People get cancer because a protein called p53 – which is supposed to suppress tumours – is not doing its job. About half the time, this is because the gene that holds the protein is mutated or missing altogether.
The rest of the time, another protein, called the human MDM2, is the culprit. It binds to p53 and inhibits its tumour suppressor function, promoting cancer development.
For over a decade, scientists have been searching for ways to block the inhibition of the p53 protein – but in vain.

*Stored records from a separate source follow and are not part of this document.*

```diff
@@ -235,6 +235,7 @@
         self.wg_ws_stem = torch.empty(wss, dtype=torch.uint8, device=self.device)
         self.stages_pro = {n: bool(L.dll.argus_conv_dgrad_stages_prologue(C.byref(cv.desc), self.cdt))
                            for n, cv in convs.items() if not cv.desc.stem}
+        self._alloc_y3()
         self.gbuf = [self._t(max_elems) for _ in range(3)]
         nring = max(8, self.dy_ring)
         self.dyring = [self._t(max_elems) for _ in range(nring)]
@@ -364,6 +365,7 @@
         if Cn != 3 * self.n_cams:
             raise ValueError(f"expected {3 * self.n_cams} input channels, got {Cn}")
         self.ensure(B, H, W)
+        self._alloc_y3()
         x = x.contiguous()
         L, dt, s = self.L, self.dt, stream()
         N = self.N
@@ -544,7 +546,7 @@
             dgw = wg3_apply and self.fold_fin and pf + ".conv3" in self.dgw
             if dgw:
                 r2 = self._dgrad_wgrad_bn(pf + ".conv3", dh, dza, pf + ".bn2", a["y2"], pf + ".bn3",
-                                          None if self._y3_free(idx) else a["y3"], a["a2"], P, G)
+                                          None if self._y3_recomputed(idx) else a["y3"], a["a2"], P, G)
                 if dy3 is not None:
                     self._bn_apply_bwd(pf + ".bn3", px_o, b.cout, dh, a["y3"], dy3)
             else:
@@ -595,7 +597,7 @@
             if idx > 0:
                 pb, pa = self.blocks[idx - 1], self.act[idx - 1]
                 second = (pb.prefix + ".downsample.1", pa["yd"]) if pb.has_ds else None
-                yrec = self._yrec(pb, pa)
+                yrec = self._yrec(idx - 1)
                 y3p = None if yrec else pa["y3"]
                 if b.has_ds:
                     self._dgrad_plain_or_pro(pf + ".conv1", c1_in, dx, pro1)
@@ -683,17 +685,28 @@
         if self.debug is not None:
             self.debug["bwd.dx"] = dx.clone()
 
+    def _y3_recomputed(self, idx: int) -> bool:
+        c3 = self.blocks[idx].prefix + ".conv3"
+        return (self.y3_free and self._fused_tail() and idx < len(self.blocks) - 1
+                and self.fuse_apply and self.wgrad_apply and self.fold_fin and c3 in self.dgw
+                and self.stages_pro[c3] and self._yrec(idx) is not None)
+
     def _y3_free(self, idx: int) -> bool:
-        b = self.blocks[idx]
-        c3 = b.prefix + ".conv3"
-        return (self.y3_free and self._fused_tail() and self.debug is None and idx < len(self.blocks) - 1
-                and self.fuse_apply and self.wgrad_apply and self.fold_fin and c3 in self.dgw
-                and self.stages_pro[c3] and self._yrec(b, self.act[idx]) is not None)
-
-    def _yrec(self, blk, act):
+        return self.debug is None and self._y3_recomputed(idx)
+
+    def _alloc_y3(self) -> None:
+        N = self.N
+        for idx, (b, a) in enumerate(zip(self.blocks, self.act)):
+            if a["y3"] is None and not self._y3_free(idx):
+                a["y3"] = self._t(N, *a["hw"], b.cout)
+
+    def _yrec(self, idx: int):
+        blk, act = self.blocks[idx], self.act[idx]
         if not (self.yrec_epi and self.materialize and act["a2"] is not None):
             return None
         if self.cdt == FP8 and (self.tuning or {}).get(37, self.L.dll.argus_conv_policy_default(37)) & 4:
+            return None
+        if self.yrec_epi == "persistent" and (blk.width != 64 or self.blocks[idx + 1].has_ds):
             return None
         return act["a2"], self.convs[blk.prefix + ".conv3"].wf, blk.width
 
```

Now, researchers at the University of Michigan say they have designed a small molecule, called MI-219, which effectively blocks interaction between the MDM2 and the p53.
MI-219 specifically kills tumour cells by harnessing the power of p53. In animal models of human cancer, MI-219 completely inhibited tumour growth and appeared to cause no toxicity to animals.
If clinical trials bear out these results, the drug could potentially treat many different types of cancer, say the authors of the study, the findings of which have been published in online edition of the Proceedings of National Academy of Sciences.
“MI-219 is unique in that it is designed to activate p53 without causing DNA damage, specifically killing tumour cells. Indeed, it is highly effective in inhibiting tumour growth and even inducing regression, but it has caused no toxicity to animals at efficacious doses,” said researcher Shaomeng Wang.
Besides these plus points, MI-219 can be developed as a oral pill, rather than traditional chemotherapy that must be given intravenously.
“MI-219 needs to be evaluated in human clinical trials for safety and efficacy for cancer treatment since it is a brand new drug,” Wang cautioned.